Although a purely hardware approach to building the codec promises the smallest chip area, and therefore the lowest component cost, it also limits flexibility, restricting the chip's utility to a narrow range of standards. Moreover, starting a chip-level hardware design from scratch tends to incur long design and verification cycles. While the opposite extreme, pursuing a purely software strategy to realize the codec functions, yields the greatest flexibility for handling a broad spectrum of standards, it would also require a costly high-performance processor ill-suited for the price-sensitive consumer market.

Instead, a hybrid of hardware and software yields a design that makes efficient use of silicon area without overly compromising the flexibility needed to execute a wide range of compression standards. Specifically, this design philosophy adds a hardware accelerator, in this case the ILA, to the VLIW core processor.
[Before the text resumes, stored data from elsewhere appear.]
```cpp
hipError_t launch_mfcc512_pool(const Mfcc512Args &args, int dct_split, int dct_len, int gather, int blocks, hipStream_t stream)
{
    if (args.frames_per_clip <= 0 || args.chunk != args.frames_per_clip || args.log_mode != 0 || args.in_kind < 0 || args.in_kind > 3 || !args.pool.labels ||
        args.pool.svm.n_features != 2 * args.n_mfcc || args.pool.svm.n_features > 64 || args.pool.svm.n_sv < 1 || args.pool.svm.n_sv > kSvmFused512MaxSv)
        return hipErrorInvalidConfiguration;
    const dim3 g(blocks), b(256);
    if (args.in_kind != 0) {
#define DSP_LAUNCH_POOL_PCM(S, L, G)                                                                                        \
        if (dct_split == S && dct_len == L && gather == G && args.frame_len == 400) {                                        \
            const size_t lds = lds_bytes<S, L>(true, 1, 2 * args.pool.svm.n_features + args.pool.svm.n_sv);                 \
            if (args.in_kind == 1) hipLaunchKernelGGL((mfcc512_wave_kernel<S, L, G, 400, 1, 1, true, 1>), g, b, lds, stream, args);      \
            else if (args.in_kind == 2) hipLaunchKernelGGL((mfcc512_wave_kernel<S, L, G, 400, 2, 1, true, 1>), g, b, lds, stream, args); \
            else hipLaunchKernelGGL((mfcc512_wave_kernel<S, L, G, 400, 3, 1, true, 1>), g, b, lds, stream, args);          \
            return hipGetLastError();                                                                                       \
        }
        DSP_LAUNCH_POOL_PCM(4, 10, 3)
        DSP_LAUNCH_POOL_PCM(2, 20, 3)
#undef DSP_LAUNCH_POOL_PCM
        return hipErrorInvalidConfiguration;
    }
#define DSP_LAUNCH_POOL(S, L, G)                                                                                            \
    if (dct_split == S && dct_len == L && gather == G) {                                                                    \
        const size_t lds = lds_bytes<S, L>(true, 1, 2 * args.pool.svm.n_features + args.pool.svm.n_sv);                    \
        const int flen = flen_of<S, L, G>(args.frame_len);                                                                  \
        if (flen == 512) hipLaunchKernelGGL((mfcc512_wave_kernel<S, L, G, 512, 0, 1, true, 1>), g, b, lds, stream, args);   \
        else if (flen == 400) {                                                                                             \
            if constexpr (kHas400<S, L, G>) hipLaunchKernelGGL((mfcc512_wave_kernel<S, L, G, 400, 0, 1, true, 1>), g, b, lds, stream, args); \
        } else hipLaunchKernelGGL((mfcc512_wave_kernel<S, L, G, 0, 0, 1, true, 1>), g, b, lds, stream, args);             \
        return hipGetLastError();                                                                                           \
    }
    DSP_FOR_SHAPES(DSP_LAUNCH_POOL)
#undef DSP_LAUNCH_POOL
    return hipErrorInvalidConfiguration;
}

typedef void (*StopKernel)(const Mfcc512Args);
static StopKernel stop_kernel_of(int in_kind, int gather, int frame_len)
{
    if (in_kind == 1) return mfcc512_wave_kernel<4, 10, 3, 400, 1, 1, true, 2>;
    if (in_kind == 2) return mfcc512_wave_kernel<4, 10, 3, 400, 2, 1, true, 2>;
    if (in_kind == 3) return mfcc512_wave_kernel<4, 10, 3, 400, 3, 1, true, 2>;
    if (gather == 3 && frame_len == 400) return mfcc512_wave_kernel<4, 10, 3, 400, 0, 1, true, 2>;
    if (gather == 3) return mfcc512_wave_kernel<4, 10, 3, 0, 0, 1, true, 2>;
    if (gather == 6) return mfcc512_wave_kernel<4, 10, 6, 0, 0, 1, true, 2>;
    return nullptr;
}

int mfcc512_stop_grid(int blocks, const StopModelDev &m, int in_kind, int gather, int frame_len)
{
    const StopKernel kernel = stop_kernel_of(in_kind, gather, frame_len);
    if (!kernel) return blocks;
    const size_t lds = lds_bytes<4, 10>(true, 2, stop_small_floats(m));
    int per_cu = 0, dev = 0, n_cu = 0;
    if (hipOccupancyMaxActiveBlocksPerMultiprocessor(&per_cu, kernel, 256, lds) != hipSuccess || per_cu < 1) per_cu = 1;
    if (hipGetDevice(&dev) == hipSuccess && hipDeviceGetAttribute(&n_cu, hipDeviceAttributeMultiprocessorCount, dev) == hipSuccess && n_cu > 0)
        blocks = std::min(blocks, per_cu * n_cu);
    return std::max(blocks, 1);
}

hipError_t launch_mfcc512_stop(const Mfcc512Args &args, int dct_split, int dct_len, int gather, int blocks, hipStream_t stream)
{
    const StopModelDev &m = args.stop.m;
    if (args.frames_per_clip <= 0 || args.chunk != args.frames_per_clip || args.log_mode != 0 || args.in_kind < 0 || args.in_kind > 3 || !args.stop.prob ||
        (args.in_kind != 0 && !(gather == 3 && args.frame_len == 400)) || dct_split != 4 || dct_len != 10 || m.n_coef != args.n_mfcc || m.n_coef > 16 || m.units[0] < 1 || m.units[0] > kStopFusedUnits ||
        !m.fold_a || !m.pad_b)
        return hipErrorInvalidConfiguration;
    for (int l = 1; l < 4; ++l)
        if (m.units[l] < 1 || m.units[l] > kStopMaxUnits) return hipErrorInvalidConfiguration;
    const size_t lds = lds_bytes<4, 10>(true, 2, stop_small_floats(m));
    const StopKernel kernel = stop_kernel_of(args.in_kind, gather, args.frame_len);
    if (!kernel) return hipErrorInvalidConfiguration;
    blocks = mfcc512_stop_grid(blocks, m, args.in_kind, gather, args.frame_len);
    hipLaunchKernelGGL(kernel, dim3(blocks), dim3(256), lds, stream, args);
    return hipGetLastError();
}

hipError_t launch_mfcc512(const Mfcc512Args &args, int dct_split, int dct_len, int gather, int blocks,
                          hipStream_t stream, bool tile)
{
    const bool clips = args.frames_per_clip > 0 || args.spans;
    if (tile && (args.log_mode != 0 || args.chunk % 8 != 0)) return hipErrorInvalidConfiguration;
    if (args.spans && args.n_clips <= 0) return hipErrorInvalidConfiguration;
    if (args.in_kind != 0) {
        if (!(dct_split == 4 && dct_len == 10 && gather == 3) || !tile || !clips) return hipErrorInvalidConfiguration;
        if (args.in_kind == 1) return launch_one<4, 10, 3, 1, 1>(args, true, blocks, stream);
        if (args.in_kind == 2) return launch_one<4, 10, 3, 2, 1>(args, true, blocks, stream);
        if (args.in_kind == 3) return launch_one<4, 10, 3, 3, 1>(args, true, blocks, stream);
        return hipErrorInvalidConfiguration;
    }
#define DSP_LAUNCH(S, L, G)                                                                  \
    if (dct_split == S && dct_len == L && gather == G)                                       \
        return tile ? launch_one<S, L, G, 0, 1>(args, clips, blocks, stream)                 \
                    : launch_one<S, L, G, 0, 0>(args, clips, blocks, stream);
    DSP_FOR_SHAPES(DSP_LAUNCH)
#undef DSP_LAUNCH
    return hipErrorInvalidConfiguration;
}

__global__ void clip_floor_kernel(const float *__restrict__ frame_max, long n_clips, int fpc, float top_db,
                                  float *__restrict__ clip_floor)
{
    const long c = (long)blockIdx.x * blockDim.x + threadIdx.x;
    if (c >= n_clips) return;
    float m = -INFINITY;
    for (int t = 0; t < fpc; ++t) m = fmaxf(m, frame_max[c * fpc + t]);
    clip_floor[c] = m - top_db;
}

hipError_t launch_clip_floor(const float *frame_max, long n_clips, int frames_per_clip, float top_db, float *clip_floor,
                             hipStream_t stream)
{
    if (n_clips <= 0) return hipSuccess;
    hipLaunchKernelGGL(clip_floor_kernel, dim3((unsigned)((n_clips + 255) / 256)), dim3(256), 0, stream, frame_max, n_clips,
                       frames_per_clip, top_db, clip_floor);
    return hipGetLastError();
}

__global__ void clip_floor_ragged_kernel(const float *__restrict__ frame_max, const ClipSpan *__restrict__ spans, long n_spans, float top_db,
                                         float *__restrict__ clip_floor)
{
    const long c = (long)blockIdx.x * blockDim.x + threadIdx.x;
    if (c >= n_spans) return;
    const ClipSpan s = spans[c];
    float m = -INFINITY;
    for (int t = 0; t < s.frames; ++t) m = fmaxf(m, frame_max[s.frame0 + t]);
    clip_floor[c] = m - top_db;
}

hipError_t launch_clip_floor_ragged(const float *frame_max, const ClipSpan *spans, long n_spans, float top_db, float *clip_floor, hipStream_t stream)
{
    if (n_spans <= 0) return hipSuccess;
    hipLaunchKernelGGL(clip_floor_ragged_kernel, dim3((unsigned)((n_spans + 255) / 256)), dim3(256), 0, stream, frame_max, spans, n_spans,
                       top_db, clip_floor);
    return hipGetLastError();
}

__global__ void ragged_chunk_map_kernel(const ClipSpan *__restrict__ spans, long n_spans, int chunk, int *__restrict__ chunk_span)
{
    const long c = (long)blockIdx.x * blockDim.x + threadIdx.x;
    if (c >= n_spans) return;
    const ClipSpan s = spans[c];
    for (long k = (s.frame0 + chunk - 1) / chunk; k * chunk < s.frame0 + s.frames; ++k) chunk_span[k] = (int)c;
}

hipError_t launch_ragged_chunk_map(const ClipSpan *spans, long n_spans, int chunk, int *chunk_span, hipStream_t stream)
{
    if (n_spans <= 0) return hipSuccess;
    if (chunk <= 0) return hipErrorInvalidValue;
    hipLaunchKernelGGL(ragged_chunk_map_kernel, dim3((unsigned)((n_spans + 255) / 256)), dim3(256), 0, stream, spans, n_spans, chunk, chunk_span);
    return hipGetLastError();
}

int mfcc512_lds_bytes_per_block(bool tile) { return (int)lds_bytes<4, 10>(tile); }

template <int S, int L, int G, int TILE>
static int occupancy_one(bool full)
{
    int n = 0;
    const size_t lds = lds_bytes<S, L>(TILE);
    hipError_t e = full ? hipOccupancyMaxActiveBlocksPerMultiprocessor(&n, mfcc512_wave_kernel<S, L, G, 512, 0, TILE, false>, 256, lds)
                        : hipOccupancyMaxActiveBlocksPerMultiprocessor(&n, mfcc512_wave_kernel<S, L, G, 0, 0, TILE, false>, 256, lds);
    return e == hipSuccess && n > 0 ? n : 4;
}

int mfcc512_blocks_per_cu(int dct_split, int dct_len, int gather, bool full, bool tile)
{
#define DSP_OCC(S, L, G) \
    if (dct_split == S && dct_len == L && gather == G) return tile ? occupancy_one<S, L, G, 1>(full) : occupancy_one<S, L, G, 0>(full);
    DSP_FOR_SHAPES(DSP_OCC)
#undef DSP_OCC
    return 4;
}

}
```

Measured before the change: 2.394 billion.

## Fuse windowing into first radix-4 and defer prefetch refill past first stage

Multiplies the window directly into the first radix-4 butterfly with FMAs instead of in a separate pass. The prefetch refill for the next frame is moved behind a scheduling barrier after the first FFT stage, so the load issue overlaps FFT arithmetic rather than sitting ahead of it. The main loop is restructured to run full PF-deep rounds without per-step exit checks, followed by a drain tail. A full memory waitcnt is added after pool/stop finishing. The aim is fewer instructions and less branch overhead on the hot path, at the cost of more complex loop-exit logic and a possible extra stall from the drain.

```diff
diff --git a/dsp_amd/csrc/mfcc_device.hpp b/dsp_amd/csrc/mfcc_device.hpp
--- a/dsp_amd/csrc/mfcc_device.hpp
+++ b/dsp_amd/csrc/mfcc_device.hpp
@@ -35,6 +35,11 @@
     __builtin_amdgcn_fence(__ATOMIC_RELEASE, "wavefront");
     __builtin_amdgcn_wave_barrier();
     __builtin_amdgcn_fence(__ATOMIC_ACQUIRE, "wavefront");
+}
+
+__device__ __forceinline__ void mem_drain()
+{
+    __builtin_amdgcn_s_waitcnt(0);
 }
 
 __device__ __forceinline__ void swap_hi32(float &a, float &b)
diff --git a/dsp_amd/csrc/mfcc_kernels.hip b/dsp_amd/csrc/mfcc_kernels.hip
--- a/dsp_amd/csrc/mfcc_kernels.hip
+++ b/dsp_amd/csrc/mfcc_kernels.hip
@@ -496,18 +496,14 @@
         (void)clip_f; (void)last_f;
         c32 s[4];
         DSP_SETPRIO(DSP_PRIO_TILE, DSP_PRIO_LOAD);
-#pragma unroll
-        for (int a = 0; a < 4; ++a) {
-            const c32 x = IN == 0 ? nxt[a] : unpack_pcm16<IN>(nxt[a]);
-            s[a] = {x.x * win[2 * a], x.y * win[2 * a + 1]};
-        }
-#if !(DSP_DIAG_MODE & 2)
+        c32 xin[4];
+#pragma unroll
+        for (int a = 0; a < 4; ++a) xin[a] = IN == 0 ? nxt[a] : unpack_pcm16<IN>(nxt[a]);
+#if DSP_DIAG_MODE == 1
+#pragma unroll
+        for (int a = 0; a < 4; ++a) s[a] = {xin[a].x * win[2 * a], xin[a].y * win[2 * a + 1]};
         refill(rd);
-#else
-        fq[rd] = pre.valid() ? pre.f : -1; if (pre.valid()) pre.next();
-#endif
         const bool more = fq[(rd + 1) % PF] >= 0;
-#if DSP_DIAG_MODE == 1
         {
             float c = ((s[0].x + s[0].y) + (s[1].x + s[1].y)) + ((s[2].x + s[2].y) + (s[3].x + s[3].y));
             c += dpp<DPP_QUAD_1032>(c);
@@ -517,13 +513,30 @@
 #endif
 
         DSP_SETPRIO(DSP_PRIO_LOAD, DSP_PRIO_FFT);
-        radix4(s);
+        {
+            const float p2x = xin[2].x * win[4], p2y = xin[2].y * win[5], p3x = xin[3].x * win[6], p3y = xin[3].y * win[7];
+            const c32 t0 = {__builtin_fmaf(xin[0].x, win[0], p2x), __builtin_fmaf(xin[0].y, win[1], p2y)};
+            const c32 t1 = {__builtin_fmaf(xin[0].x, win[0], -p2x), __builtin_fmaf(xin[0].y, win[1], -p2y)};
+            const c32 t2 = {__builtin_fmaf(xin[1].x, win[2], p3x), __builtin_fmaf(xin[1].y, win[3], p3y)};
+            const c32 t3 = cmul_mi(c32{__builtin_fmaf(xin[1].x, win[2], -p3x), __builtin_fmaf(xin[1].y, win[3], -p3y)});
+            s[0] = cadd(t0, t2);
+            s[1] = cadd(t1, t3);
+            s[2] = csub(t0, t2);
+            s[3] = csub(t1, t3);
+        }
 #pragma unroll
         for (int q = 1; q < 4; ++q) s[q] = cmul(s[q], tw1[q - 1]);
         swap_hi32(s[0].x, s[2].x); swap_hi32(s[0].y, s[2].y);
         swap_hi32(s[1].x, s[3].x); swap_hi32(s[1].y, s[3].y);
         swap_odd16(s[0].x, s[1].x); swap_odd16(s[0].y, s[1].y);
         swap_odd16(s[2].x, s[3].x); swap_odd16(s[2].y, s[3].y);
+        __builtin_amdgcn_sched_barrier(0);
+#if !(DSP_DIAG_MODE & 2)
+        refill(rd);
+#else
+        fq[rd] = pre.valid() ? pre.f : -1; if (pre.valid()) pre.next();
+#endif
+        const bool more = fq[(rd + 1) % PF] >= 0;
         radix4(s);
 #pragma unroll
         for (int q = 1; q < 4; ++q) s[q] = cmul(s[q], tw2[q - 1]);
@@ -607,10 +620,13 @@
             etile[16 * lane + (slot ^ (lane >> 2))] = e;
             const bool clip_ends = POOL && last_f;
             if (clip_ends) PF_STAMP(6);
-            if (++slot == 16 || !more || clip_ends) { flush(slot); slot = 0; }
+            if (++slot == 16 || !more || clip_ends) {
+                flush(slot);
+                slot = 0;
 #if !defined(DSP_DIAG_NO_POOLTILE) && !defined(DSP_DIAG_NO_POOLFINISH)
-            if (clip_ends) { if (POOL == 2) stop_finish(clip_f); else pool_finish(clip_f); }
-#endif
+                if (clip_ends) { if (POOL == 2) stop_finish(clip_f); else pool_finish(clip_f); mem_drain(); }
+#endif
+            }
             return more;
         }
 
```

The approach frees the core processor from numerous special instructions and operators that are now assigned to the accelerator. In this way, the codec cell serves as a platform that can be changed to accommodate different standards without having to completely redesign the system.

For this example, the VLIW core processor, an ST220, belongs to a scaleable, customizable architectural family of embedded cores designated Lx. The ST220 is based on technology jointly developed by Hewlett-Packard Laboratories and STMicroelectronics. The Lx architecture is scaleable in its ability to change the number of resources it contains, as well as the mix of operations it can execute at once. Also, the architecture can be tailored to a specific application area through the addition of specific instructions, hence the customizable aspect. In the case of the ST220, that area is multimedia applications.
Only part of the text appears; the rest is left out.